- Summit depth: 18–21 metres

Location
- Location: Rotuma
- Group: Melanesian Border Plateau
- Coordinates: 11°35′00″S 175°19′48″E﻿ / ﻿11.5833°S 175.33°E
- Country: Samoa

Geology
- Type: Seamount
- Age of rock: 37-24 million years

= Alexa Bank =

Seamount in Samoa, northwest of Rotuma

Alexa Bank is a seamount in Samoa, northwest of Rotuma. The seamount reaches a depth of 18–21 m below sea level and has the appearance of an atoll with a flat top and steep slopes. Some active coral growth takes place at its top, but if it ever was an active atoll it has now drowned. It was probably formed by the Samoa hotspot 24 million years ago, although older volcanism about 40 million years ago has also been identified.

== Geology and geomorphology ==

=== Local ===

Alexa Bank rises to depths of 18–21 m, has an eastward elongated flat top and is 150 km long and 20–65 km wide, widening towards the west; such dimensions resemble these of Savaii and Upolu in Samoa. The flat top has some features of an atoll including a raised rim, and it may indeed once have been an atoll. The rim is surrounded by a narrow terrace and in turn encloses a much wider terrace, that surrounds the flat top at an average depth of 42 m. The northern and southern flanks are formed by steep scarps, with the eastern slope featuring a terrace at 750 m depth and the western slope extending as a 150 km long volcanic ridge.

The upper 1600–800 m of the Bank are formed by carbonate sediments, while the eastern slope terrace may be part of the original volcanic edifice that was carried to this depth by thermal subsidence of the oceanic crust; seismic data may support the existence of a volcano within the carbonate sediments that form the bulk of Alexa Bank as well. Such thicknesses of the sediments are comparable to these of Bikini Atoll and Eniwetok.

=== Regional ===

The seafloor around Alexa Bank has a rough relief, with additional seamounts known as the Louisa Bank, Morton Bank, Penguin Bank and Turpie Bank nearby; the last two are often considered to be part of Alexa Bank. The 4000 m deep Alexa Trough lies west and south of Alexa Bank and is part of the Vitiaz Trench, connecting it with the Tonga Trench. The bank itself is part of the "Melanesian Border Plateau", a group of seamounts and islands along the Vitiaz Trench that are mostly of volcanic origin.

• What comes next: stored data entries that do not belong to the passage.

# federicomegler/sq-learn

Measured on AMD Instinct MI355X. Metric: q-means fit samples/sec (Lloyd samples*iterations/s, delta-means + tomography noise), higher is better.
Workload: dtype fp32; 1 GPU; model=q-means k=1024 delta=0.5 (10000000 x 256 synthetic), global_batch=10000000, seq_len=256, parallelism=dp1

## Files before the change

sq_learn_amd/csrc/estep_f32.hip:

```cpp
#include "common.h"
#include "band.h"
#include "f16_tile.h"
#include "sq_api.h"

namespace sq {

constexpr int kMaxCand = 16;

#ifndef SQ_SPLIT_ACC_ALL
#define SQ_SPLIT_ACC_ALL 1
#endif
template <int KSD, int TOP = 2>
__global__ void __launch_bounds__(256, 1) estep_f32_kernel(
    const float* __restrict__ X, const _Float16* __restrict__ C, const float* __restrict__ xn,
    int* __restrict__ labels, float* __restrict__ mind, long long* __restrict__ ovf_rows,
    int* __restrict__ ovf_count, double* __restrict__ part, long long n, int k_pad, float alpha,
    float inv_alpha2, float delta_s, RngKey key, long long row_offset, int ovf_cap,
    const long long* __restrict__ rlist, const int* __restrict__ rcount,
    const float* __restrict__ cmax2_p, long long* __restrict__ mrows, int* __restrict__ mcand,
    int* __restrict__ multi_count, unsigned char* __restrict__ xflag, long long mcap) {
  const float Cm = cmax2_p ? sqrtf(*cmax2_p) * (1.0f + 0x1p-16f) : 0.0f;
  constexpr bool SPLIT_ACC = SQ_SPLIT_ACC_ALL || TOP == 3;
  constexpr float kEps3 =
      SPLIT_ACC ? (3.0f * 0x1p-22f + (KSD * 16 + 18.0f) * 0x1p-24f + 2.0f * KSD * 16 * 0x1p-34f) *
// ... 386 lines not shown
constexpr int kStampWaves = 8192;
constexpr int kStampN = 12;
__device__ unsigned long long g_x64_stamps[kStampWaves * kStampN];
#define SQ_STAMP_NOW() __builtin_amdgcn_s_memtime()
#endif

template <int KSD>
using X64Ring = TileRing<KSD, kX64Waves>;

template <int KSD>
struct X64RowSets {
  static constexpr int value = KSD <= 16 ? 2 : 1;
};
constexpr int kX64Pfd = 2;

template <int KSD, int RS>
__global__ void __launch_bounds__(kX64Waves * 64) estep_x64_kernel(
    const _Float16* __restrict__ Xh, const float* __restrict__ X, const _Float16* __restrict__ C,
    const float* __restrict__ Cm, const float* __restrict__ xn, const float* __restrict__ cmax2_p,
    int* __restrict__ labels, float* __restrict__ mind, long long* __restrict__ dense_rows,
    int* __restrict__ dense_count, long long* __restrict__ mrows, int* __restrict__ mcand,
    int* __restrict__ multi_count, long long n, int k_pad, float alpha, float delta_s,
    RngKey key, long long row_offset, int dense_cap, int qbits, const long long* __restrict__ rlist,
    const int* __restrict__ rcount, float* __restrict__ ub, float* __restrict__ lb,
    int* __restrict__ mflag) {
  constexpr int NW = kX64Waves;
  constexpr int DX = KSD * 16;
  using Ring = X64Ring<KSD>;
  constexpr int KT = Ring::KT, NS = Ring::NS, SK = Ring::SK, RING = Ring::RING;
  constexpr int ROWS = NW * 32 * RS;
  extern __shared__ __attribute__((aligned(16))) unsigned char smem[];
  auto buf = [&](int g) -> unsigned char* { return Ring::buf(smem, g); };
  int* cand_all = reinterpret_cast<int*>(smem + Ring::BYTES);
  int* cnt_all = cand_all + NW * RS * 32 * kMaxCand;

  const int tid = threadIdx.x;
  const int lane = tid & 63;
  const int wave = __builtin_amdgcn_readfirstlane(tid >> 6);
  const int r32 = lane & 31;
  const int half = lane >> 5;
  const int n_tiles = k_pad / kTileN;
  const long long ne = rlist ? min((long long)*rcount, n) : n;
  auto row_at = [&](long long pos) -> long long {
    const long long q = pos < ne ? pos : ne - 1;
    return rlist ? rlist[q] : q;
  };
  const long long nblk = (ne + ROWS - 1) / ROWS;
  long long blk = blockIdx.x;
  if (blk >= nblk) return;
  const uint32_t qmask = (1u << qbits) - 1u;
  const uint32_t keep = ~qmask;
  const float Ch = 2.0f * sqrtf(*cmax2_p) * (1.0f + 0x1p-16f);
  const float pack_rel = ldexpf(1.0f, qbits - 23) + 0x1p-15f;
  const float sub_rel = 0x1p-21f * sqrtf((float)DX);

  auto stage = [&](int U) { Ring::stage(C, smem, U, n_tiles); };

  f16x8 ah[RS][KSD];
  auto load_a = [&](long long b) {
    sq::load_a(ah, half, [&](int st) {
      return Xh + (size_t)row_at(b * ROWS + (wave * RS + st) * 32 + r32) * DX;
    });
  };
  const f16x8 aug = aug_frag(half);
  const int rl_own = acc_row(r32 >> 1, half);
  float xn_cur[RS], xn_nxt[RS];
  auto load_xn = [&](long long b, float (&dst)[RS]) {
#pragma unroll
    for (int st = 0; st < RS; ++st) dst[st] = xn[row_at(b * ROWS + (wave * RS + st) * 32 + rl_own)];
  };

  float m1[RS][16], m2[RS][16], m3[RS][16];
  const int lane_off = f16op::lane_off(half, r32);
  auto ins = [&](int st, int i, float v, uint32_t q) {
    const float p = and_or(v, keep, q);
    const float a1 = m1[st][i], a2 = m2[st][i];
    m3[st][i] = vmed3(a2, p, m3[st][i]);
    m2[st][i] = vmed3(a1, p, a2);
    m1[st][i] = vmin(a1, p);
  };
  typedef f32x16 Acc[RS][2];
  auto sub_step = [&](auto S_, const unsigned char* cur, Acc& acc, const Acc& o, int t_prev,
                      bool do_epi) {
    constexpr int S = decltype(S_)::value;
// ... 55 lines not shown
#endif
  };

  int U = 0;
  auto tile = [&](Acc& acc, const Acc& o, int t_prev, bool do_epi) {
#pragma unroll
    for (int st = 0; st < RS; ++st) acc[st][0] = acc[st][1] = (f32x16){0};
    static_for<NS>([&](auto S_) {
      stage(U + RING - 1);
      sub_step(S_, buf(U), acc, o, t_prev, do_epi);
      sync_tile();
      ++U;
    });
  };

  stage(0);
  stage(1);
  load_a(blk);
  load_xn(blk, xn_cur);
  asm volatile("s_waitcnt vmcnt(0)" ::: "memory");
  __builtin_amdgcn_s_barrier();

  for (; blk < nblk; blk += gridDim.x) {
#pragma unroll
    for (int st = 0; st < RS; ++st)
#pragma unroll
      for (int i = 0; i < 16; ++i) m1[st][i] = m2[st][i] = m3[st][i] = __builtin_inff();
    if constexpr (RS == 1) {
      Acc pA, pB;
      tile(pA, pA, 0, false);
      int t = 0;
      while (true) {
        if (t + 1 >= n_tiles) {
          load_a(blk + gridDim.x);
          load_xn(blk + gridDim.x, xn_nxt);
          epi_all(pA, t);
          break;
        }
        tile(pB, pA, t, true);
        ++t;
        if (t + 1 >= n_tiles) {
          load_a(blk + gridDim.x);
          load_xn(blk + gridDim.x, xn_nxt);
          epi_all(pB, t);
          break;
        }
        tile(pA, pB, t, true);
        ++t;
      }
    } else {
      f32x16 cA[RS], cB[RS];
      constexpr int PFD = kX64Pfd;
      f16x8 bq[PFD + 1];
      static_assert(NS == 1, "row sets need whole tiles per LDS slot");
#if SQ_X64_STAMP
      const unsigned long long sw0 = SQ_STAMP_NOW();
      st_first = true;
      ++st_blocks;
#endif
      for (int t = 0; t < n_tiles; ++t) {
#if SQ_X64_STAMP
        const unsigned long long sg0 = SQ_STAMP_NOW();
#endif
        stage(U + RING - 1);
#if SQ_X64_STAMP
        st_stage += SQ_STAMP_NOW() - sg0;
#endif
        tile_prime<KT>(buf(U), lane_off, bq);
        half_pass<0>(buf(U), lane_off, ah, aug, bq, cA, cB, (uint32_t)(2 * t - 1), t > 0, ins);
        half_pass<1>(buf(U), lane_off, ah, aug, bq, cB, cA, (uint32_t)(2 * t), true, ins);
        sync_tile();
        ++U;
      }
#if SQ_X64_STAMP
      const unsigned long long sl0 = SQ_STAMP_NOW();
#endif
      load_a(blk + gridDim.x);
      load_xn(blk + gridDim.x, xn_nxt);
#if SQ_X64_STAMP
      st_aload += SQ_STAMP_NOW() - sl0;
#endif
      half_drain(cB, (uint32_t)(2 * n_tiles - 1), ins);
#if SQ_X64_STAMP
      st_sweep += SQ_STAMP_NOW() - sw0;
#endif
    }
#if SQ_X64_STAMP
    const unsigned long long sp0 = SQ_STAMP_NOW();
#endif

#pragma nounroll
    for (int st = 0; st < RS; ++st) {
#if SQ_X64_STAMP
    const unsigned long long sc0 = SQ_STAMP_NOW();
#endif
    const long long row0 = blk * ROWS + (wave * RS + st) * 32;
    int* cand = cand_all + (wave * RS + st) * 32 * kMaxCand;
    int* cnt = cnt_all + (wave * RS + st) * 32;
    float ms1[16], ms2[16], ms3[16];
#pragma unroll
    for (int i = 0; i < 16; ++i) {
      ms1[i] = m1[0][i]; ms2[i] = m2[0][i]; ms3[i] = m3[0][i];
#pragma unroll
      for (int o = 1; o < RS; ++o) {
        const float a1 = m1[o][i], a2 = m2[o][i], a3 = m3[o][i];
        ms1[i] = st == o ? a1 : ms1[i];
        ms2[i] = st == o ? a2 : ms2[i];
        ms3[i] = st == o ? a3 : ms3[i];
      }
    }

    auto row_min = [&](float (&R)[16]) -> float {
#pragma unroll
      for (int o = 16, c = 8; o >= 2; o >>= 1, c >>= 1) {
        const bool hi = (r32 & o) != 0;
#pragma unroll
        for (int j = 0; j < c; ++j) {
          const float lo_v = R[j], hi_v = R[c + j];
          const float keepv = hi ? hi_v : lo_v, sendv = hi ? lo_v : hi_v;
          R[j] = vmin(keepv, __shfl_xor(sendv, o, 64));
        }
      }
      return vmin(R[0], __shfl_xor(R[0], 1, 64));
    };
    float R[16];
#pragma unroll
    for (int i = 0; i < 16; ++i) R[i] = ms1[i];
    const float rmin = row_min(R);
    float xn_own = xn_cur[0];
#pragma unroll
    for (int o = 1; o < RS; ++o) xn_own = st == o ? xn_cur[o] : xn_own;
    const float xsv = alpha * sqrtf(xn_own) * (1.0f + 0x1p-16f);
    const float prod = xsv * Ch;
    const float mag = 0.25f * Ch * Ch + prod;
    const float E = 1.0625f * 0x1p-10f * prod + pack_rel * mag + sub_rel * (xsv + Ch);
    const float T_own = __uint_as_float(__float_as_uint(rmin) & keep) + delta_s + 2.0f * E;

#if SQ_X64_STAMP
    const unsigned long long sc1 = SQ_STAMP_NOW();
    st_rmin += sc1 - sc0;
#endif
    float nc[16];
    float Tr[16];
#pragma unroll
    for (int i = 0; i < 16; ++i) Tr[i] = __shfl(T_own, 32 * half + 2 * i, 64);
    int* const sink = cnt_all + NW * RS * 32 + wave * 64 + lane;
#pragma unroll
    for (int i = 0; i < 16; ++i) {
      const float T = Tr[i];
      nc[i] = ms1[i] > T ? ms1[i] : (ms2[i] > T ? ms2[i] : ms3[i]);
      const int rl = acc_row(i, half);
      auto jof = [&](float p) -> int {
        const uint32_t q = __float_as_uint(p) & qmask;
        return (int)((q >> 1) * kTileN + (q & 1u) * 32u) + r32;
      };
      const unsigned long long b1 = __ballot(ms1[i] <= T), b2 = __ballot(ms2[i] <= T);
      const unsigned long long b3 = __ballot(ms3[i] <= T);
      const uint32_t b1l = (uint32_t)b1, b1h = (uint32_t)(b1 >> 32);
      const uint32_t b2l = (uint32_t)b2, b2h = (uint32_t)(b2 >> 32);
      const int c1 = __popc(half ? b1h : b1l), c2 = __popc(half ? b2h : b2l);
      const bool d3 = (half ? (uint32_t)(b3 >> 32) : (uint32_t)b3) != 0u;
      const int s1 = (int)__builtin_amdgcn_mbcnt_hi(b1h, __builtin_amdgcn_mbcnt_lo(b1l, 0u)) -
                     (half ? __popc(b1l) : 0);
      const int s2 = c1 + (int)__builtin_amdgcn_mbcnt_hi(b2h, __builtin_amdgcn_mbcnt_lo(b2l, 0u)) -
                     (half ? __popc(b2l) : 0);
      *((ms1[i] <= T && s1 < kMaxCand) ? cand + rl * kMaxCand + s1 : sink) = jof(ms1[i]);
      *((ms2[i] <= T && s2 < kMaxCand) ? cand + rl * kMaxCand + s2 : sink) = jof(ms2[i]);
      *(r32 == 0 ? cnt + rl : sink) = c1 + c2 + (d3 ? kMaxCand + 1 : 0);
    }
#if SQ_X64_STAMP
    const unsigned long long sc2 = SQ_STAMP_NOW();
    st_cl += sc2 - sc1;
#endif
    float ub_own = 0.f, lb_own = 0.f;
    if (ub) {
      const float ncmin = row_min(nc);
      const float ia2 = 1.0f / (alpha * alpha);
      const float d1 = (__uint_as_float(__float_as_uint(rmin) & keep) + E) * ia2;
      const float d2 = (__uint_as_float(__float_as_uint(ncmin) & keep) - E) * ia2;
      const float marg = 0x1p-20f * (xn_own + fabsf(d1) + fabsf(d2));
      ub_own = sqrtf(fmaxf(xn_own + d1 + marg, 0.f)) * (1.0f + 0x1p-20f);
      lb_own = sqrtf(fmaxf(xn_own + d2 - marg, 0.f)) * (1.0f - 0x1p-20f);
    }
    asm volatile("s_waitcnt lgkmcnt(0)" ::: "memory");
    __builtin_amdgcn_wave_barrier();
#if SQ_X64_STAMP
    st_cand += SQ_STAMP_NOW() - sc0;
    st_ub += SQ_STAMP_NOW() - sc2;
#endif

    const bool valid = row0 + r32 < ne;
    const long long g = row_at(row0 + r32);
    if (ub) {
      const int src = ((r32 & 3) + 4 * ((r32 >> 3) & 3)) * 2 + 32 * ((r32 >> 2) & 1);
      const float u = __shfl(ub_own, src, 64), l = __shfl(lb_own, src, 64);
      if (valid && half == 0) {
        ub[g] = u;
        lb[g] = cnt[r32] <= kMaxCand ? l : 0.0f;
      }
    }
    const int c_r = cnt[r32];
    const bool dense = c_r > kMaxCand;
    const bool multi = valid && !dense && c_r >= 2;
    if (mflag && valid && half == 0 && !multi) mflag[g] = 0;
    if (valid && half == 0) {
      if (dense) {
        const int s = atomicAdd(dense_count, 1);
        if (s < dense_cap) dense_rows[s] = g;
        labels[g] = -1;
      } else if (c_r == 1) {
        labels[g] = cand[r32 * kMaxCand];
        mind[g] = -1.0f;
      }
    }
    const bool mrow = multi && half == 0;
    const unsigned long long mm = __ballot(mrow);
    const int nm = __popcll(mm);
    int mbase = 0;
    if (lane == 0 && nm) mbase = atomicAdd(multi_count, nm);
    mbase = __shfl(mbase, 0, 64);
    if (mrow) {
      const long long slot = (long long)mbase + __popcll(mm & ((1ull << lane) - 1ull));
      if (mflag) mflag[g] = slot < n ? 1 : 0;
      if (slot < n) {
        mrows[slot] = g;
        int* mc = mcand + g * (kMaxCand + 1);
        mc[0] = c_r;
        for (int c = 0; c < c_r; ++c) mc[1 + c] = cand[r32 * kMaxCand + c];
      } else {
        const int s2 = atomicAdd(dense_count, 1);
        if (s2 < dense_cap) dense_rows[s2] = g;
        labels[g] = -1;
      }
    }
    asm volatile("s_waitcnt lgkmcnt(0)" ::: "memory");
    __builtin_amdgcn_wave_barrier();
    }
#pragma unroll
    for (int st = 0; st < RS; ++st) xn_cur[st] = xn_nxt[st];
#if SQ_X64_STAMP
    st_post += SQ_STAMP_NOW() - sp0;
#endif
  }
  asm volatile("s_waitcnt vmcnt(0)" ::: "memory");
#if SQ_X64_STAMP
  const int sidx = blockIdx.x * NW + wave;
  if (lane == 0 && sidx < kStampWaves) {
    unsigned long long* o = g_x64_stamps + (size_t)sidx * kStampN;
    o[0] = SQ_STAMP_NOW() - st_t0; o[1] = st_sweep; o[2] = st_sync; o[3] = st_sync0;
    o[4] = st_post; o[5] = st_blocks; o[6] = st_stage; o[7] = st_cand; o[8] = st_aload;
    o[9] = st_rmin; o[10] = st_cl; o[11] = st_ub;
  }
#endif
}

constexpr int kBfLdsK = 2048;
template <int PER>
// ... 1130 lines not shown
    hipOccupancyMaxActiveBlocksPerMultiprocessor(&per_cu, (const void*)gap_screen_kernel<DX>, 256,
                                                 0);
    gres = (long long)(cus > 0 ? cus : 256) * (per_cu > 0 ? per_cu : 2);
  }
  const unsigned bgrid =
      grid_blocks > 0 ? (unsigned)grid_blocks : (unsigned)min(max(rblocks, 1LL), gres);
  hipLaunchKernelGGL(gap_screen_kernel<DX>, dim3(bgrid), dim3(256), 0, st, (const _Float16*)Xh,
                     (const float*)xn, mrec.mrows_b, mrec.count_b, mrec.dsh, mrec.dsh_stride,
                     mrec.dq, mrec.dsh_stride / DX * 8, inv_alpha, delta, (int*)labels, mrec.rec,
                     mrec.mflag, mrec.it_now, mrec.ring, max(1, mrec.ring / 2), (long long*)mrows,
                     (int*)multi_count, cap, mrec.n_done, mrec.mrows_mv, mrec.count_mv,
                     (float*)ydbg);
  return (int)hipGetLastError();
}
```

Alexa Bank appears to be the westernmost extension of the Samoa hotspot trail, which has covered a length of 1700 km at least. The hotspot trail is in part coincident with a large group of islands and seamounts which were probably formed by the same hotspot but also featured substantial postshield volcanism, probably owing to tectonic phenomena triggered by the Tonga Trench close by. The seafloor is part of the Pacific Plate.

=== Composition ===

Samples dredged from the Alexa Bank include basaltic rocks and have alkali basalt to tholeiitic composition. Isotope data display affinities to these from other Samoan volcanoes. Other rocks dredged from the seamount are argillite, breccia, shale and siltstone but they may not have originated on Alexa Bank proper.

== Geologic history ==

Rocks from Alexa Bank have been dated to be 37–36.9 million years old and may be a product of Eocene volcanism. More recent age estimates are 24 million years ago, while fossil data have been inferred to justify a Cretaceous age.

Alexa Bank has been considered to be a product of the Samoa hotspot, but its age may be too high to be a product of this hotspot. The newer age measurements however are consistent with the association with the Samoa hotspot. Some tectonic activity may have continued until later times, leading to the development of segmentation and tilting.

The bank was probably an atoll during the Pleistocene and then drowned. It is possible that unusually rapid geological subsidence of Alexa Bank outpaced the ability of its reefs to keep up. Originally, the flat surface of Alexa was explained by wave erosion during sea level lowstands.

== Biology ==

Dead corals and foraminifera occur on Alexa Bank. Some corals are still alive and form pinnacles on the surface of the bank. Algal rhodoliths and stromatoliths have been found on Alexa as well. The Japanese snake blenny has been found at Alexa Bank. Radiolarians in Eocene-Quaternary sediments south of Alexa Bank probably originate there.